スイスでワインを飲む・買う (3)現地でしか飲めない

Salgeschの集落(2016)

ほぼ現場でしか飲めないもの、それはワインになる前の熟成してない新酒です。秋にブドウを収穫してから二か月以内、場所にもよりますが10月後半から11月初めの限られた期間しか存在しないお酒です。発酵途中のものは運搬がしにくいので遠くには運べないのです。

これ発酵の度合いなどに応じて実に様々な呼び名がありました。定義はあるものの、国や地方によって呼び名が様々で、悩ましいのは同じ名前を地域によって違う使い方をしているケース・・・散々調べた結果、色々な呼び名がある、違うということに気づいていない人だって大勢いる、のがわかりました。今回の記事と実際が違った、という場合には、現状が優先されます!始めは間違いから生じた言葉の使い方も、定着したらそれが正解。

まず、フランス語でmout(uの上に「へ」のような笠が付く)、これは新鮮なブドウの搾り汁で皮や種を含んでいます。発酵はまだしていないので瓶詰状態で店頭に並ぶこともあります。

SierreとLeukの間、フランス語からドイツ語圏へと変わる。使われる言語は時代によって変遷したが、現在はこの川(見えてるのは谷)がおおよその境界線のようだ。

このmoutが少し発酵して vin bourru(仏)となります。ブドウは糖が発酵してアルコールになるのですが、vin bourruでは第一発酵が始まったばかりなのでアルコール度は3~4%と低く、その分甘いです。濁りと発泡がみられ、わずかな期間しか味わえません。ドイツ語ではFederweißer、フランスのボージョレ地方ではparadis(天国の意!)アルザス地方ではNeuer Susser、オーストリアではSturm、そしてスイスのドイツ語ではSauserというのだそうです。

発酵がさらに進んだものはワインの新酒となりますが、vin nouveau, vin primeur, vin jeune、、、「発酵が始まって時間が経っていないワイン」なのか「収穫したその年のワイン」なのかとにかく「若いワイン」なのか、現場の解釈はそれぞれのようです。

Leukの町 (2013年11月)

私は2016年の10月30日にヴァレー州のLeukのカフェでvin bourruを飲みました。店内にあった張り紙には「nuwa wii」の記述もありました。この地方はOberwallis (Haut-Valais)というドイツ語圏のスイスで、ドイツ語圏のスイスでは州ごとに特徴のある方言を話しています。標準ドイツ語の「新酒」はnewer Wein (英語の new wine) ですが、方言の発音のまま、辞書に載ってない言葉が書かれることもあるのですね。晩秋にブドウ産地を訪れることがあったら、「新酒(未満)」があるかどうか聞いてみてください。ちなみに標準ドイツ語の「~はありますか? haben Sie~?」はスイスドイツ語では「hansi?」となるそうです。

Leukの町中心にあるハイキングの標示板

ワインと食事の組み合わせ、肉には赤で、魚には白、と一般にはされてきましたが近年は従来の食卓に分類されないエスニック料理や目新しい食材の台頭の影響もあってか、あまり気にしなくても良い、ともされています。それでも未だに守られているのがチーズフォンデュと白ワインの組み合わせのようです(マリアージュって言うのか?)。

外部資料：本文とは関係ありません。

template <int BN, bool PRECISE, bool HALF = false>
struct Cfg {
  static constexpr int B_BYTES = BN * BK * 4;
  static constexpr int STAGE_BYTES = (PRECISE ? 2 : 1) * (A_BYTES + B_BYTES);
  static_assert(!PRECISE || HALF, "the error-compensated family is 3xF16");
  static constexpr int STAGES = (RING_BUDGET / STAGE_BYTES) > 8 ? 8 : (RING_BUDGET / STAGE_BYTES);
  static constexpr size_t SMEM = (size_t)STAGES * STAGE_BYTES + 1024 + 256;
  static constexpr int BKE = HALF ? 2 * BK : BK;
  static constexpr int A_LO = A_BYTES;
  static constexpr int B_HI = PRECISE ? 2 * A_BYTES : A_BYTES;
  static constexpr int B_LO = B_HI + B_BYTES;
  static constexpr uint32_t TX_BYTES = (PRECISE ? 2 : 1) * (A_BYTES + B_BYTES);
  static_assert(BN % 16 == 0 && BN >= 16 && BN <= 128, "tile width: sums of wgmma N = 128 / 64 / 16");
  static_assert(B_BYTES % 1024 == 0, "B stage must keep 1024-byte alignment");
  static_assert(STAGES >= 2, "resources");
};

template <int BN, bool HALF, int C0 = 0>
__device__ __forceinline__ void mma_tile(float* d, uint64_t a, uint64_t b, uint32_t acc) {
  if constexpr (BN - C0 >= 128) {
    if constexpr (HALF) wgmma_f16_n128(d + C0 / 2, a, b + (C0 * 128 >> 4), acc); else wgmma_tf32_n128(d + C0 / 2, a, b + (C0 * 128 >> 4), acc);
    mma_tile<BN, HALF, C0 + 128>(d, a, b, acc);
  } else if constexpr (BN - C0 >= 64) {
    if constexpr (HALF) wgmma_f16_n64(d + C0 / 2, a, b + (C0 * 128 >> 4), acc); else wgmma_tf32_n64(d + C0 / 2, a, b + (C0 * 128 >> 4), acc);
    mma_tile<BN, HALF, C0 + 64>(d, a, b, acc);
  } else if constexpr (BN - C0 >= 16) {
    if constexpr (HALF) wgmma_f16_n16(d + C0 / 2, a, b + (C0 * 128 >> 4), acc); else wgmma_tf32_n16(d + C0 / 2, a, b + (C0 * 128 >> 4), acc);
    mma_tile<BN, HALF, C0 + 16>(d, a, b, acc);
  }
}

template <int BN, bool PRECISE, bool HALF>
__global__ void __launch_bounds__(THREADS, 1)
tap_gemm_tc_kernel(const __grid_constant__ CUtensorMap tmap_a, const __grid_constant__ CUtensorMap tmap_b,
                   const __grid_constant__ CUtensorMap tmap_b_lo, const __grid_constant__ CUtensorMap tmap_a16, TcParams p) {
  using C = Cfg<BN, PRECISE, HALF>;
  extern __shared__ uint8_t smem_raw[];
  uint8_t* tiles = smem_raw + ((1024u - (smem_u32(smem_raw) & 1023u)) & 1023u);
  uint64_t* full_bar = reinterpret_cast<uint64_t*>(tiles + (size_t)C::STAGES * C::STAGE_BYTES);
  uint64_t* empty_bar = full_bar + C::STAGES;

  const int warp = uniform_warp_idx(), lane = threadIdx.x & 31;
  const int kchunks = (p.K + C::BKE - 1) / C::BKE;
  const int steps = p.taps * kchunks;
  const int total_tiles = p.m_tiles * p.n_tiles;

  uint64_t* order_bar = empty_bar + C::STAGES;

  if (threadIdx.x == 0) {
    for (int s = 0; s < C::STAGES; ++s) { mbar_init(&full_bar[s], 1); mbar_init(&empty_bar[s], 4); }
    mbar_init(&order_bar[0], 4); mbar_init(&order_bar[1], 4);
    asm volatile("fence.mbarrier_init.release.cluster;" ::: "memory");
  }
  __syncthreads();
  pdl_wait();

  auto tile_coords = [&](int tile, int& n0, int& b, int& t0, int& packed) -> bool {
    const int mt = tile / p.n_tiles;
    n0 = (tile - mt * p.n_tiles) * BN;
    packed = -1;
    if (p.tiles_per_utt == 0) { b = 0; t0 = mt * BM; }
    else if (mt < p.full_tiles) { b = mt / p.full; t0 = (mt - b * p.full) * BM; }
    else { packed = mt - p.full_tiles; b = packed * p.upt; t0 = p.full * BM; }
    return packed < 0 && p.lens != nullptr && t0 >= p.lens[b];
  };

  if (warp < 4) {
    setmaxnreg_dec<PRODUCER_REGS>();
    if (warp != 0) { pdl_trigger(); return; }
    const uint32_t tiles_addr = smem_u32(tiles), full_addr = smem_u32(full_bar);
    int n = 0;
    for (int tile = blockIdx.x; tile < total_tiles; tile += gridDim.x) {
      int n0, b, t0, packed;
      if (tile_coords(tile, n0, b, t0, packed)) continue;
      int j = 0, kc = 0;
      for (int s = 0; s < steps; ++s, ++n) {
        const int slot = n % C::STAGES, round = n / C::STAGES;
        const int k0 = kc * C::BKE, row = t0 + j - p.pad;
        const uint32_t st = tiles_addr + (uint32_t)slot * C::STAGE_BYTES, fb = full_addr + (uint32_t)slot * 8u;
        pin_before(st, fb, k0, row);
        mbar_wait(&empty_bar[slot], (round & 1) ^ 1);
        mbar_expect_tx_elect(fb, C::TX_BYTES);
        if (packed < 0) {
          tma_load_3d_elect(st, &tmap_a, fb, k0, row, b);
          if (PRECISE) tma_load_3d_elect(st + C::A_LO, &tmap_a, fb, k0, row, b + p.B);
        } else {
          for (int g = 0; g < 8; ++g) {
            const int u = g / p.gn, gi = g - u * p.gn;
            const bool real = u < p.upt && b + u < p.B;
            const int oob = PRECISE ? 2 * p.B : p.B;
            tma_load_3d_elect(st + g * (16 * 128), &tmap_a16, fb, k0, row + gi * 16, real ? b + u : oob);
            if (PRECISE) tma_load_3d_elect(st + C::A_LO + g * (16 * 128), &tmap_a16, fb, k0, row + gi * 16, real ? b + u + p.B : oob);
          }
        }
        tma_load_3d_elect(st + C::B_HI, &tmap_b, fb, k0, n0, j);
        if (PRECISE) tma_load_3d_elect(st + C::B_LO, &tmap_b_lo, fb, k0, n0, j);
        if (++kc == kchunks) { kc = 0; ++j; }
      }
    }
  } else {
    setmaxnreg_inc<CONSUMER_REGS>();
    const int cg = (warp >> 2) - 1, wq = warp & 3;
    const int r_lo = 16 * wq + (lane >> 2);
    const int act = p.act, ldr = p.ldr, ldo = p.ldo;
    const float* __restrict__ resid = p.resid; float* __restrict__ out = p.out;
    const bool has_res = resid != nullptr;
    const float oscale = p.a_inv * (p.w_inv ? __ldg(p.w_inv) : 1.0f);
    float d[BN];
    int n = 0;
    int k = 0;
    for (int tile = blockIdx.x; tile < total_tiles; tile += gridDim.x, ++k) {
      int n0, b, t0, packed;
      const int tile_steps = tile_coords(tile, n0, b, t0, packed) ? 0 : steps;
      if ((k & 1) != cg) { n += tile_steps; continue; }
      long m[4]; bool row_ok[4], row_zero[4];
#pragma unroll
      for (int i = 0; i < 4; ++i) {
        const int row = 64 * (i >> 1) + r_lo + 8 * (i & 1);
        int bb = b, t = t0 + row;
        bool ok = t < p.L;
        if (packed >= 0) {
          const int g = row >> 4, u = g / p.gn, gi = g - u * p.gn;
          bb += u;
          t = t0 + gi * 16 + (row & 15);
          ok = u < p.upt && bb < p.B && t < p.L;
        }
        m[i] = (long)bb * p.L + t; row_ok[i] = ok;
        row_zero[i] = ok && p.lens != nullptr && t >= p.lens[bb];
        if (has_res && ok) prefetch_l2(resid + m[i] * ldr + n0);
      }
      if (k > 0) mbar_wait(&order_bar[cg], ((k - 1) >> 1) & 1);
      int prev = -1;
      for (int s = 0; s < tile_steps; ++s, ++n) {
        const int slot = n % C::STAGES, round = n / C::STAGES;
        const uint32_t base = smem_u32(tiles + (size_t)slot * C::STAGE_BYTES);
        const uint64_t a_hi = make_sw128_kmajor_desc(base), b_hi = make_sw128_kmajor_desc(base + C::B_HI);
        const uint64_t a_lo = make_sw128_kmajor_desc(base + C::A_LO), b_lo = make_sw128_kmajor_desc(base + C::B_LO);
        constexpr uint64_t HALF_A = (A_BYTES / 2) >> 4;
        mbar_wait(&full_bar[slot], round & 1);
        wgmma_fence();
#pragma unroll
        for (int kk = 0; kk < 4; ++kk) {
#pragma unroll
          for (int hf = 0; hf < 2; ++hf) {
            float* dh = d + hf * (BN / 2);
            if (PRECISE) {
              mma_tile<BN, true>(dh, a_lo + hf * HALF_A + 2 * kk, b_hi + 2 * kk, (s | kk) != 0);
              mma_tile<BN, true>(dh, a_hi + hf * HALF_A + 2 * kk, b_lo + 2 * kk, 1);
              mma_tile<BN, true>(dh, a_hi + hf * HALF_A + 2 * kk, b_hi + 2 * kk, 1);
            } else {
              mma_tile<BN, HALF>(dh, a_hi + hf * HALF_A + 2 * kk, b_hi + 2 * kk, (s | kk) != 0);
            }
          }
        }
        wgmma_commit();
        wgmma_wait<1>();
        pin_regs<BN>(d);
        if (prev >= 0) { __syncwarp(); if (lane == 0) mbar_arrive(&empty_bar[prev]); }
        prev = slot;
      }
      __syncwarp();
      if (lane == 0) mbar_arrive(&order_bar[cg ^ 1]);
      wgmma_wait<0>();
      pin_regs<BN>(d);
      if (prev >= 0) { __syncwarp(); if (lane == 0) mbar_arrive(&empty_bar[prev]); }
      if (tile_steps == 0) {
#pragma unroll
        for (int i = 0; i < BN; ++i) d[i] = 0.f;
      }

      const bool to_vt = (p.vt_out != nullptr || p.vtp != nullptr) && n0 >= p.vt_col0;
#pragma unroll
      for (int i = 0; i < 4; ++i) {
        if (!row_ok[i] || (to_vt && row_zero[i])) continue;
        const long mm = m[i];
        float* dr = d + (i >> 1) * (BN / 2) + 2 * (i & 1);
#pragma unroll
        for (int jj = 0; jj < BN / 8; ++jj) {
          const int col = n0 + 8 * jj + 2 * (lane & 3);
          float v0 = dr[4 * jj], v1 = dr[4 * jj + 1];
          const float b0 = p.bias ? __ldg(p.bias + col) : 0.f, b1 = p.bias ? __ldg(p.bias + col + 1) : 0.f;
          v0 = fmaf(v0, oscale, b0); v1 = fmaf(v1, oscale, b1);
          if (!to_vt) {
            if (act == ACT_RELU) { v0 = fmaxf(v0, 0.f); v1 = fmaxf(v1, 0.f); }
            else if (act == ACT_TANH) { v0 = tanhf(v0); v1 = tanhf(v1); }
            if (has_res) {
              const float2 r = __ldg(reinterpret_cast<const float2*>(resid + mm * ldr + col));
              v0 += r.x; v1 += r.y;
            }
            if (row_zero[i]) { v0 = 0.f; v1 = 0.f; }
          }
          dr[4 * jj] = v0; dr[4 * jj + 1] = v1;
        }
        if (to_vt) {
          const long ub = mm / p.vt_L;
          const long orow = ub * p.vt_heads * p.vt_dk * (long)p.vt_lpad + (mm - ub * p.vt_L);
#pragma unroll
          for (int jj = 0; jj < BN / 8; ++jj) {
            const int col = n0 + 8 * jj + 2 * (lane & 3);
            const float v0 = dr[4 * jj], v1 = dr[4 * jj + 1];
            const long o = orow + (long)(col - p.vt_col0) * p.vt_lpad;
            if (p.vt_out != nullptr) {
              p.vt_out[o] = v0; p.vt_out[o + p.vt_lpad] = v1;
            } else {
              uint32_t hi, lo;
              split_pair(v0, v1, hi, lo);
              const __half2 h2 = *reinterpret_cast<const __half2*>(&hi), l2 = *reinterpret_cast<const __half2*>(&lo);
              p.vtp[o] = __low2half(h2); p.vtp[o + p.vt_lpad] = __high2half(h2);
              if (p.vtp_lo != nullptr) { p.vtp_lo[o] = __low2half(l2); p.vtp_lo[o + p.vt_lpad] = __high2half(l2); }
            }
          }
          continue;
        }
#pragma unroll
        for (int jj = 0; jj < BN / 8; ++jj) {
          const int col = n0 + 8 * jj + 2 * (lane & 3);
          const float v0 = dr[4 * jj], v1 = dr[4 * jj + 1];
          if (HALF && p.outp != nullptr) {
            const long off = mm * p.ldo_p + col;
            if (p.outp_lo != nullptr) {
              uint32_t hi, lo;
              split_pair(v0, v1, hi, lo);
              *reinterpret_cast<uint32_t*>(p.outp + off) = hi;
              *reinterpret_cast<uint32_t*>(p.outp_lo + off) = lo;
            } else {
              *reinterpret_cast<uint32_t*>(p.outp + off) = hi_pair(v0, v1);
            }
          }
          if (out != nullptr) *reinterpret_cast<float2*>(out + mm * ldo + col) = make_float2(v0, v1);
        }
      }
    }
  }
  pdl_trigger();
}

スイスでワインが作られていることを知らない人も多いでしょうし、実際スイスでもフランスやイタリアなど他国のワインを飲むことは多いです。値段の面ではとても対抗できません。

スイスでは古くはローマ帝国時代からワインづくりは行われてきました。それ以来、その土地にあったブドウの品種が植えられ、その地に住む人々の嗜好によって改良されてきたわけです。近頃読んだワインの啓蒙広告冊子(COOPは私をアル中にしようとしている)に、従来の組み合わせにこだわる必要はないけれど、その土地固有の料理とワインで合わないわけがない、とあり、深くうなずいたのでありました。スイスは決してグルメを目的に来るところではないと思いますが、機会があったらその土地のお酒をどうぞ!

前回の記事中、ワインの試飲の折に出てくる(かもしれない)おつまみflute。パイ生地をねじってオーブンで焼いたもの。塩味、チーズ味、オリーブ練りこんだもの等。

※ ヴァレー(Valais)地方のブドウ畑は2017年4月の遅霜でかなりの被害を受けました。半分以上駄目になったところもあるようです。今現在の葉の茂り具合がどうなのか、景観にどのような影響があるのか、私は春以来歩いていないので何とも言えませんが、お伝えしておきます。ちなみにヴァレー州は相当大きいので一概には言えません。